@@ -719,6 +738,7 @@
     };
     lds_barrier();
     FP_STAMP(ts, 2);
+    if (DROP == 2) seeds_from_word(a, sword, seed0, seed1);
     if (feat_wave) {
 #pragma unroll
         for (int q = 0; q < RT; ++q) {
@@ -729,13 +749,16 @@
                 f32x4 v = (f32x4){0.f, 0.f, 0.f, 0.f};
                 if (m < Ms_feat) {
                     v = accv[0] + f0v[q];
-                    const long long fr = (long long)fo[q] + a.t_prev;
+                    int fq = fo[q];
+                    asm volatile("" : "+v"(fq));
+                    const long long fr = (long long)fq + a.t_prev;
                     *reinterpret_cast<f32x4*>(a.before + (size_t)fr * O + fnc) = v;
                     if constexpr (Ops::kPlanes) {
                         if (a.before_p) {
                             uint2 h, l;
                             split4(v, h, l);
                             p32_store4(a.before_p, (O + 31) >> 5, fr, fnc, h, l);
+                            if (pad_lane) p32_store4(a.before_p, (O + 31) >> 5, fr, padc, make_uint2(0u, 0u), make_uint2(0u, 0u));
                         }
                     }
                     if (a.out_act) {
@@ -745,13 +768,6 @@
                 }
                 Ops::store4(A2, row, ldO, fnc, v);
             }
-        }
-    }
-    if (Ops::kPlanes && has_feat && a.before_p && (O & 31)) {
-        const int padc = 32 - (O & 31);
-        for (int i = threadIdx.x; i < ROWS * padc; i += 512) {
-            const int m = m0 + i / padc;
-            if (m < Ms_feat) store_p32(a.before_p, (O + 31) >> 5, a.frame_off[m] + a.t_prev, O + i % padc, 0.f);
         }
     }
     FP_STAMP(ts, 3);
@@ -812,6 +828,14 @@
         }
     }
     FP_STAMP_FLUSH(ts);
+}
+
+template <class Ops, int DROP, int RT>
+__global__ __launch_bounds__(512) void feat_prenet_split_kernel(const FeatPrenetArgs a) {
+    int Ms_feat, Ms_pre;
+    if (!feat_prenet_rows(a, 16 * RT, Ms_feat, Ms_pre)) return;
+    if (a.w0 != nullptr && (int)blockIdx.x * 16 * RT < a.M_pre) feat_prenet_split<Ops, DROP, RT, true>(a, Ms_feat, Ms_pre);
+    else feat_prenet_split<Ops, DROP, RT, false>(a, Ms_feat, Ms_pre);
 }
 
 __device__ __forceinline__ void glds16_unseen(const void* g, const void* l) {
@@ -909,11 +933,7 @@
     Ops::Frag<2, SP> f1;
     unsigned int seed0 = 0, seed1 = 0;
     const unsigned int thr16 = (unsigned int)(a.drop_p * 65536.0f);
-    if (DROP == 2) {
-        const unsigned int sbump = a.seed_dev ? *a.seed_dev * 0x9E3779B9u : 0u;
-        seed0 = hash_u32(a.seed0 + sbump);
-        seed1 = hash_u32(a.seed1 + sbump);
-    }
+    const unsigned int sword = DROP == 2 ? request_seed_word(a.seed_dev) : 0u;
     f32x4 bias = (f32x4){0.f, 0.f, 0.f, 0.f};
     const bool bias_thread = pre_any && threadIdx.x < 2 * (P / 4);
     if (pre_any) {
@@ -923,6 +943,7 @@
         const Ops::W w1[2] = {frag(Ops::w1(a), c1, SP), frag(Ops::w1(a), c1 + 1, SP)};
         f1.load(w1);
     }
+    if (DROP == 2) seeds_from_word(a, sword, seed0, seed1);
     store_rows(0);
     if (bias_thread) *reinterpret_cast<f32x4*>(BL + threadIdx.x * 4) = bias;
     FP_STAMP(ts, 1);
@@ -931,8 +952,9 @@
         const int buf = q & 1, m0 = mbeg + q * 16;
         const Tile T1 = A1.at(buf * BUF), T2 = A2.at(buf * BUF);
         const bool has_pre = pre_any && m0 < M_pre;
+        FP_STAMP_IF(FP_STAMP_ON(q, false), ts, 1);
         lds_barrier();
-        if (q == 0) FP_STAMP(ts, 2);
+        FP_STAMP_IF(q == FCL_FP_TS_TILE, ts, 2);
         if (feat_wave) {
             f32x4 acc = (f32x4){0.f, 0.f, 0.f, 0.f};
             const u16* ah = T1.h + r16 * ldU + kq * 8;
@@ -969,7 +991,7 @@
         }
         request_rows(m0 + 16);
         request_feat(m0 + 16);
-        if (q == 0) FP_STAMP(ts, 3);
+        FP_STAMP_IF(q == FCL_FP_TS_TILE, ts, 3);
         f32x4 out1[2];
         if (has_pre) {
             lds_barrier();
@@ -977,7 +999,7 @@
                 load_rowtile_split(T2.h, T2.l, ldO, a.teacher_in, a.teacher_ld, O, m0, M_pre);
                 lds_barrier();
             }
-            if (q == 0) FP_STAMP(ts, 4);
+            FP_STAMP_IF(q == FCL_FP_TS_TILE, ts, 4);
             {
                 f32x4 accv[2];
                 f0.mma_t(T2, ldO, r16, kq, accv);
@@ -994,14 +1016,13 @@
             }
             request_keep(k0, a.keep0, m0 + 16, t0, t1);
             lds_barrier();
-            if (q == 0) {
-                FP_STAMP(ts, 5);
-                FP_STAMP(ts, 6, true);
-            }
+            FP_STAMP_IF(q == FCL_FP_TS_TILE, ts, 5);
+            FP_STAMP_IF(FP_STAMP_ON(q, true), ts, 6, true);
             f1.mma_t(T1, ldP, r16, kq, out1);
         }
         store_rows(buf ^ 1);
         asm volatile("" : "+v"(f0v), "+v"(fo), "+v"(k0[0]), "+v"(k0[1]));
+        FP_STAMP_IF(FP_STAMP_ON(q, false), ts, 6);
         if (has_pre) {
             const int m = m0 + arow;
             if (m < Ms_pre) {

PROBLEM STATEMENT |
From the first line to the last, please quote the material above exactly.

COMPLETED TASK |
@@ -719,6 +738,7 @@
     };
     lds_barrier();
     FP_STAMP(ts, 2);
+    if (DROP == 2) seeds_from_word(a, sword, seed0, seed1);
     if (feat_wave) {
 #pragma unroll
         for (int q = 0; q < RT; ++q) {
@@ -729,13 +749,16 @@
                 f32x4 v = (f32x4){0.f, 0.f, 0.f, 0.f};
                 if (m < Ms_feat) {
                     v = accv[0] + f0v[q];
-                    const long long fr = (long long)fo[q] + a.t_prev;
+                    int fq = fo[q];
+                    asm volatile("" : "+v"(fq));
+                    const long long fr = (long long)fq + a.t_prev;
                     *reinterpret_cast<f32x4*>(a.before + (size_t)fr * O + fnc) = v;
                     if constexpr (Ops::kPlanes) {
                         if (a.before_p) {
                             uint2 h, l;
                             split4(v, h, l);
                             p32_store4(a.before_p, (O + 31) >> 5, fr, fnc, h, l);
+                            if (pad_lane) p32_store4(a.before_p, (O + 31) >> 5, fr, padc, make_uint2(0u, 0u), make_uint2(0u, 0u));
                         }
                     }
                     if (a.out_act) {
@@ -745,13 +768,6 @@
                 }
                 Ops::store4(A2, row, ldO, fnc, v);
             }
-        }
-    }
-    if (Ops::kPlanes && has_feat && a.before_p && (O & 31)) {
-        const int padc = 32 - (O & 31);
-        for (int i = threadIdx.x; i < ROWS * padc; i += 512) {
-            const int m = m0 + i / padc;
-            if (m < Ms_feat) store_p32(a.before_p, (O + 31) >> 5, a.frame_off[m] + a.t_prev, O + i % padc, 0.f);
         }
     }
     FP_STAMP(ts, 3);
@@ -812,6 +828,14 @@
         }
     }
     FP_STAMP_FLUSH(ts);
+}
+
+template <class Ops, int DROP, int RT>
+__global__ __launch_bounds__(512) void feat_prenet_split_kernel(const FeatPrenetArgs a) {
+    int Ms_feat, Ms_pre;
+    if (!feat_prenet_rows(a, 16 * RT, Ms_feat, Ms_pre)) return;
+    if (a.w0 != nullptr && (int)blockIdx.x * 16 * RT < a.M_pre) feat_prenet_split<Ops, DROP, RT, true>(a, Ms_feat, Ms_pre);
+    else feat_prenet_split<Ops, DROP, RT, false>(a, Ms_feat, Ms_pre);
 }
 
 __device__ __forceinline__ void glds16_unseen(const void* g, const void* l) {
@@ -909,11 +933,7 @@
     Ops::Frag<2, SP> f1;
     unsigned int seed0 = 0, seed1 = 0;
     const unsigned int thr16 = (unsigned int)(a.drop_p * 65536.0f);
-    if (DROP == 2) {
-        const unsigned int sbump = a.seed_dev ? *a.seed_dev * 0x9E3779B9u : 0u;
-        seed0 = hash_u32(a.seed0 + sbump);
-        seed1 = hash_u32(a.seed1 + sbump);
-    }
+    const unsigned int sword = DROP == 2 ? request_seed_word(a.seed_dev) : 0u;
     f32x4 bias = (f32x4){0.f, 0.f, 0.f, 0.f};
     const bool bias_thread = pre_any && threadIdx.x < 2 * (P / 4);
     if (pre_any) {
@@ -923,6 +943,7 @@
         const Ops::W w1[2] = {frag(Ops::w1(a), c1, SP), frag(Ops::w1(a), c1 + 1, SP)};
         f1.load(w1);
     }
+    if (DROP == 2) seeds_from_word(a, sword, seed0, seed1);
     store_rows(0);
     if (bias_thread) *reinterpret_cast<f32x4*>(BL + threadIdx.x * 4) = bias;
     FP_STAMP(ts, 1);
@@ -931,8 +952,9 @@
         const int buf = q & 1, m0 = mbeg + q * 16;
         const Tile T1 = A1.at(buf * BUF), T2 = A2.at(buf * BUF);
         const bool has_pre = pre_any && m0 < M_pre;
+        FP_STAMP_IF(FP_STAMP_ON(q, false), ts, 1);
         lds_barrier();
-        if (q == 0) FP_STAMP(ts, 2);
+        FP_STAMP_IF(q == FCL_FP_TS_TILE, ts, 2);
         if (feat_wave) {
             f32x4 acc = (f32x4){0.f, 0.f, 0.f, 0.f};
             const u16* ah = T1.h + r16 * ldU + kq * 8;
@@ -969,7 +991,7 @@
         }
         request_rows(m0 + 16);
         request_feat(m0 + 16);
-        if (q == 0) FP_STAMP(ts, 3);
+        FP_STAMP_IF(q == FCL_FP_TS_TILE, ts, 3);
         f32x4 out1[2];
         if (has_pre) {
             lds_barrier();
@@ -977,7 +999,7 @@
                 load_rowtile_split(T2.h, T2.l, ldO, a.teacher_in, a.teacher_ld, O, m0, M_pre);
                 lds_barrier();
             }
-            if (q == 0) FP_STAMP(ts, 4);
+            FP_STAMP_IF(q == FCL_FP_TS_TILE, ts, 4);
             {
                 f32x4 accv[2];
                 f0.mma_t(T2, ldO, r16, kq, accv);
@@ -994,14 +1016,13 @@
             }
             request_keep(k0, a.keep0, m0 + 16, t0, t1);
             lds_barrier();
-            if (q == 0) {
-                FP_STAMP(ts, 5);
-                FP_STAMP(ts, 6, true);
-            }
+            FP_STAMP_IF(q == FCL_FP_TS_TILE, ts, 5);
+            FP_STAMP_IF(FP_STAMP_ON(q, true), ts, 6, true);
             f1.mma_t(T1, ldP, r16, kq, out1);
         }
         store_rows(buf ^ 1);
         asm volatile("" : "+v"(f0v), "+v"(fo), "+v"(k0[0]), "+v"(k0[1]));
+        FP_STAMP_IF(FP_STAMP_ON(q, false), ts, 6);
         if (has_pre) {
             const int m = m0 + arow;
             if (m < Ms_pre) {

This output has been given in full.